Structurally, it’s solid, and as a bookcase, it’s awesome.
What did not work, and lessons learned:
PROBLEM 1: I originally used the OpenGL renderer, and when embedding my applet, discovered two things:
1) To use OpenGL in an applet, my .jar files need signing. This meant that before anyone could launch it, they’d need to click through several warnings. This was annoying and a total deal-breaker.
2) Processing does not properly export applets using OpenGL. I ended up having to rewrite huge chunks of the program at the very end to be able to get it onto the web as an applet.
PROBLEM 2: Once it was on the web, I discovered why no one really uses Java applets. They suck. In every browser there is at least one function of the program that is problematic.
If you’re using the applet, I recommend Safari. To download your file in Safari, simply open a new window and put in this URL: http://www.hero-design.com/Voronoi/<your_file_name>/<your_file_name>.zip
Some other things that I’m not 100% happy with:
What improvements can be made, and what are your next steps with this?
I’m not 100% sure what I’m going to do with the Voronoi component of the generator. I could refine it and turn it into a more elegant design. I have quite a few ideas on other ways to handle the joints and mounting. I’ve also got ideas to go beyond the base algorithm. I also have other ways I’d like to fabricate this pattern. If I sense there is a interest in this as a product, I’ll certainly develop and refine the design more. At the very least, I’ll address some of the issues above.
For a variety of reasons (complexity, intuitiveness, UI) this will never be a great online experience for most users. And it’s not exactly the type of experience I want to provide.
The real improvements will be made to the packing and optimization algorithms. I know I’ll use these again, and I know other people will have a use for them. I’d like to build this into a library.
Where’s all this going, what’s the big idea?
A lot of work went into this prototype, and I knew going in that it was likely not going to result in something I’d be fully satisfied with. However, as mentioned above, my goal here was to lay the groundwork for future projects.

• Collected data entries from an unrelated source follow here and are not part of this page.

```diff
@@ -1144,6 +1221,7 @@
   plan_gemm_tile(mode, Mmax, N, nkt_min, narrow_shape && cs < 0, inference, p);
   const bool can_skip = N > 32  && (C & (C - 1)) == 0 && p.BN >= 64;
   p.skip = cs == 0 ? false : cs == 2 ? can_skip : can_skip && narrow_shape;
+  p.uni = p.skip && B % p.BM == 0 && !p.split && p.cfg != 0;
   p.grid = dim3((unsigned)(p.mtiles * (N / p.BN)), (unsigned)p.ksplit, (unsigned)p.grid_y);
   const int slabs = p.skip ? plan_balance(mode, B, H, W, C, Ho, Wo, N, p.BM, p.BN, p.ksplit, &p.bal) : 0;
   if (slabs) {
@@ -1160,14 +1238,20 @@
 static void launch_conv_gemm_tile(const ConvGemmArgs& a, const ConvPlan& p, hipStream_t stream) {
   constexpr int PF2 = (BM == 128 && BN == 128) || BM == 32 ? 1 : 2;
   if constexpr (BN >= 64) {
+    if constexpr (!SPLIT && !(BM == 128 && BN == 128)) {
+      if (p.uni) {
+        hipLaunchKernelGGL((conv_gemm_kernel<MODE, BM, BN, WM, WN, true, true, false, PF2>), p.grid, dim3(256), 0, stream, a, p.bal);
+        return;
+      }
+    }
     if (p.skip) {
-      if (p.pf == 2) hipLaunchKernelGGL((conv_gemm_kernel<MODE, BM, BN, WM, WN, true, SPLIT, PF2>), p.grid, dim3(256), 0, stream, a, p.bal);
-      else hipLaunchKernelGGL((conv_gemm_kernel<MODE, BM, BN, WM, WN, true, SPLIT, 1>), p.grid, dim3(256), 0, stream, a, p.bal);
+      if (p.pf == 2) hipLaunchKernelGGL((conv_gemm_kernel<MODE, BM, BN, WM, WN, false, true, SPLIT, PF2>), p.grid, dim3(256), 0, stream, a, p.bal);
+      else hipLaunchKernelGGL((conv_gemm_kernel<MODE, BM, BN, WM, WN, false, true, SPLIT, 1>), p.grid, dim3(256), 0, stream, a, p.bal);
       return;
     }
   }
-  if (p.pf == 2) hipLaunchKernelGGL((conv_gemm_kernel<MODE, BM, BN, WM, WN, false, SPLIT, PF2>), p.grid, dim3(256), 0, stream, a, ConvNoBal{});
-  else hipLaunchKernelGGL((conv_gemm_kernel<MODE, BM, BN, WM, WN, false, SPLIT, 1>), p.grid, dim3(256), 0, stream, a, ConvNoBal{});
+  if (p.pf == 2) hipLaunchKernelGGL((conv_gemm_kernel<MODE, BM, BN, WM, WN, false, false, SPLIT, PF2>), p.grid, dim3(256), 0, stream, a, ConvNoBal{});
+  else hipLaunchKernelGGL((conv_gemm_kernel<MODE, BM, BN, WM, WN, false, false, SPLIT, 1>), p.grid, dim3(256), 0, stream, a, ConvNoBal{});
 }
 template <int MODE, bool SPLIT>
 static void launch_conv_gemm_cfg(const ConvGemmArgs& a, const ConvPlan& p, hipStream_t stream) {
@@ -1296,8 +1380,8 @@
     case CONV_PARITY_WINDOW: snprintf(buf, n, "parity_window_kernel<%d, %d, %d, %d, true>", p.wC, p.wCW, p.wTN, p.wNT); break;
     case CONV_DIRECT: snprintf(buf, n, "conv_direct_kernel<%d, 4, %d>", mode, N / 16); break;
     default:
-      snprintf(buf, n, "conv_gemm_kernel<%d, %d, %d, %d, %d, %s, %s, %d>", mode, p.BM, p.BN, p.WM, p.WN, p.skip ? "true" : "false",
-               p.split ? "true" : "false", p.pf);
+      snprintf(buf, n, "conv_gemm_kernel<%d, %d, %d, %d, %d, %s, %s, %s, %d>", mode, p.BM, p.BN, p.WM, p.WN, p.uni ? "true" : "false",
+               p.skip ? "true" : "false", p.split ? "true" : "false", p.pf);
   }
   return p.ksplit;
 }
diff --git a/svs_unet_pytorch_amd/csrc/net.hip b/svs_unet_pytorch_amd/csrc/net.hip
--- a/svs_unet_pytorch_amd/csrc/net.hip
+++ b/svs_unet_pytorch_amd/csrc/net.hip
@@ -311,10 +311,11 @@
     int least = 0, greatest = 0;
     bool ok = hipDeviceGetStreamPriorityRange(&least, &greatest) == hipSuccess;
     ok = ok && hipStreamCreateWithPriority(&sd->s, hipStreamNonBlocking, greatest) == hipSuccess;
-    ok = ok && hipEventCreateWithFlags(&sd->sync, hipEventDisableTiming) == hipSuccess;
+    const unsigned flags = hipEventDisableTiming | hipEventDisableSystemFence;
+    ok = ok && hipEventCreateWithFlags(&sd->sync, flags) == hipSuccess;
     for (int i = 0; i < 4 && ok; ++i)
-      ok = hipEventCreateWithFlags(&sd->fork[i], hipEventDisableTiming) == hipSuccess &&
-           hipEventCreateWithFlags(&sd->done[i], hipEventDisableTiming) == hipSuccess;
+      ok = hipEventCreateWithFlags(&sd->fork[i], flags) == hipSuccess &&
+           hipEventCreateWithFlags(&sd->done[i], flags) == hipSuccess;
     if (!ok) { delete sd; return nullptr; }
     g_side[dev] = sd;
   }
```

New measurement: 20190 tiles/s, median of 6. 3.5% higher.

The confluence of digital fabrication and the Internet opens wonderful new design spaces. As a designer, a fabricator, and coder, and someone who loves creating experiences, I’m drawn to the ability to offer spaces where the designer, the participant and the object interact. I love the idea of designing experiences and systems for people to create and influence objects, rather than simply creating the objects themselves. My long-term goal is to use these generative, online, and collaborative design experiences to connect people with the objects in new and personal ways. The internet allows us to incorporate elements of narrative, game and play into designs. These elements will deepen our connections to our objects, and generate innovative designs.
Thanks and attribution:
All the code was written using Processing, a creative coding platform developed by Ben Fry and Case Reas. My code makes extensive use of Karsten Schmidt fucking awesome Toxiclibs library. The code that principally generates the Voronoi is directly from Toxiclibs. I also make use of the ControlP5 library, PeasyCam (in my older versions) and ProScene. I’m very thankful to those on the Processing forum, specifically pho.lho, ammon.owed, and Xiaohan Zhang. I’d also like to tip my hat to Nervous System, Marius Watz and many others in the creative coding community for inspiration. Finally, special thanks to Chris Chalmers for his thoughts on configurable design, Danny Rolnick for awesome Java help, and Kelly Parkinson for pointing to a Voronoi pattern and saying “I want a bookshelf like that!”